===== The records =====

diff --git a/trew_amd/capi.py b/trew_amd/capi.py
--- a/trew_amd/capi.py
+++ b/trew_amd/capi.py
@@ -16,6 +16,7 @@
 FLAG_TRACK_PRESSURE = 256
 FLAG_DEBUG_NO_JOINT = 2048
 FLAG_DEBUG_NO_UNI_DRAIN = 4096
+FLAG_DEBUG_READ_DRAIN = 16384
 FLAG_DEBUG_NO_GROUP = 1024
 FLAG_DEBUG_ANNOT_GENERAL = 8192
 FLAG_DEBUG_WIDE_NO_WAIT = 128
diff --git a/trew_amd/csrc/kernels/prefilter.inc b/trew_amd/csrc/kernels/prefilter.inc
--- a/trew_amd/csrc/kernels/prefilter.inc
+++ b/trew_amd/csrc/kernels/prefilter.inc
@@ -459,11 +459,7 @@
     x = __builtin_amdgcn_bitop3_b32(p, q, c, 0x80);
     t = a + q + (u32) K;
 }
-__device__ __forceinline__ u64 halves_verdict(u32 xA, u32 tA, u32 xB, u32 tB) {
-    const u32 y = __builtin_amdgcn_bitop3_b32(xA, xB, tA, 0x40);
-    const u32 z = __builtin_amdgcn_bitop3_b32(y, tB, tB, 0x30);
-    return __ballot((int) z >= 0);
-}
+__device__ __forceinline__ u32 half_acc(u32 acc, u32 x, u32 t) { return __builtin_amdgcn_bitop3_b32(acc, x, t, 0x40); }
 struct Thr8 {
     int4 a, b;
 };
@@ -485,29 +481,30 @@
 
 __device__ __forceinline__ const int4 *joint_thresholds(const int2 *thr_tab) { return (const int4 *) (thr_tab + kThrRows * kThrRow); }
 
-__device__ __forceinline__ u64 filter_halves_uni(const HalvesP &A, const HalvesP &Bh, int L, int klo, int khi, const int4 *__restrict__ thr_row,
-                                                 const u32 *wm_tab) {
-    u64 trig = 0;
+__device__ __forceinline__ void filter_halves_uni(const HalvesP &A, const HalvesP &Bh, int L, int klo, int khi, const int4 *__restrict__ thr_row,
+                                                  const u32 *wm_tab, u32 &accA, u32 &accB) {
+    accA = accB = 0xffffffffu;
     int k = klo;
     const int4 *tp = thr_row + (klo - 1);
     {
         int b = L - 64;
         b = b > khi ? khi : b;
-        auto probe = [&](u32 bs, const int4 t) __attribute__((always_inline)) -> u64 {
+        auto probe = [&](u32 bs, const int4 t) __attribute__((always_inline)) {
             u32 xA, tA, xB, tB;
             halves_signs(A.P1[0] ^ alignbit(A.P1[1], A.P1[0], bs), A.P2[0] ^ alignbit(A.P2[1], A.P2[0], bs), A.P1[1] ^ alignbit(A.P1[2], A.P1[1], bs),
                          A.P2[1] ^ alignbit(A.P2[2], A.P2[1], bs), t.x, t.y, t.z, xA, tA);
             halves_signs(Bh.P1[0] ^ alignbit(Bh.P1[1], Bh.P1[0], bs), Bh.P2[0] ^ alignbit(Bh.P2[1], Bh.P2[0], bs), Bh.P1[1] ^ alignbit(Bh.P1[2], Bh.P1[1], bs),
                          Bh.P2[1] ^ alignbit(Bh.P2[2], Bh.P2[1], bs), t.x, t.y, t.z, xB, tB);
-            return halves_verdict(xA, tA, xB, tB);
+            accA = half_acc(accA, xA, tA);
+            accB = half_acc(accB, xB, tB);
         };
         for (; k + 1 <= b; k += 2, tp += 2) {
             const Thr8 t8 = load_thr8(tp);
-            trig |= probe((u32) k, t8.a);
-            trig |= probe((u32) k + 1u, t8.b);
+            probe((u32) k, t8.a);
+            probe((u32) k + 1u, t8.b);
         }
         if (k <= b) {
-            trig |= probe((u32) k, load_thr4(tp));
+            probe((u32) k, load_thr4(tp));
             k++, tp++;
         }
     }
@@ -519,24 +516,24 @@
         typedef const __attribute__((address_space(3))) u32 *lds_u32;
         u32 wa = (u32) (unsigned long long) (lds_u32) wm_tab + 4u * (u32) (63 - (L - k));
         asm volatile("" : "+v"(wa));
-        auto probe = [&](u32 shk, u32 wmk, const int4 t) __attribute__((always_inline)) -> u64 {
+        auto probe = [&](u32 shk, u32 wmk, const int4 t) __attribute__((always_inline)) {
             const u64 SA1 = QA1 >> shk, SA2 = QA2 >> shk, SB1 = QB1 >> shk, SB2 = QB2 >> shk;
             const u32 gA1 = xor_and(A.P1[1], (u32) (SA1 >> 32), wmk), gA2 = xor_and(A.P2[1], (u32) (SA2 >> 32), wmk);
             const u32 gB1 = xor_and(Bh.P1[1], (u32) (SB1 >> 32), wmk), gB2 = xor_and(Bh.P2[1], (u32) (SB2 >> 32), wmk);
             u32 xA, tA, xB, tB;
             halves_signs(A.P1[0] ^ (u32) SA1, A.P2[0] ^ (u32) SA2, gA1, gA2, t.x, t.y, t.z, xA, tA);
             halves_signs(Bh.P1[0] ^ (u32) SB1, Bh.P2[0] ^ (u32) SB2, gB1, gB2, t.x, t.y, t.z, xB, tB);
-            return halves_verdict(xA, tA, xB, tB);
+            accA = half_acc(accA, xA, tA);
+            accB = half_acc(accB, xB, tB);
         };
         for (; k + 1 <= b; k += 2, sh += 2u, wa += 8u, tp += 2) {
             const Thr8 t8 = load_thr8(tp);
             const u32 wm0 = *(lds_u32) (unsigned long long) wa, wm1 = *(lds_u32) (unsigned long long) (wa + 4u);
-            trig |= probe(sh, wm0, t8.a);
-            trig |= probe(sh + 1u, wm1, t8.b);
-        }
-        if (k <= b) trig |= probe(sh, *(lds_u32) (unsigned long long) wa, load_thr4(tp));
-    }
-    return trig;
+            probe(sh, wm0, t8.a);
+            probe(sh + 1u, wm1, t8.b);
+        }
+        if (k <= b) probe(sh, *(lds_u32) (unsigned long long) wa, load_thr4(tp));
+    }
 }
 
 constexpr int kCntThr = 97;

=====

Task objective => Set every line down again exactly. Begin with the first line of the entries and finish with the line containing "diff --git a/trew_amd/csrc/kernels/prefilter.inc".

Solved problem =>
diff --git a/trew_amd/capi.py b/trew_amd/capi.py
--- a/trew_amd/capi.py
+++ b/trew_amd/capi.py
@@ -16,6 +16,7 @@
 FLAG_TRACK_PRESSURE = 256
 FLAG_DEBUG_NO_JOINT = 2048
 FLAG_DEBUG_NO_UNI_DRAIN = 4096
+FLAG_DEBUG_READ_DRAIN = 16384
 FLAG_DEBUG_NO_GROUP = 1024
 FLAG_DEBUG_ANNOT_GENERAL = 8192
 FLAG_DEBUG_WIDE_NO_WAIT = 128
diff --git a/trew_amd/csrc/kernels/prefilter.inc b/trew_amd/csrc/kernels/prefilter.inc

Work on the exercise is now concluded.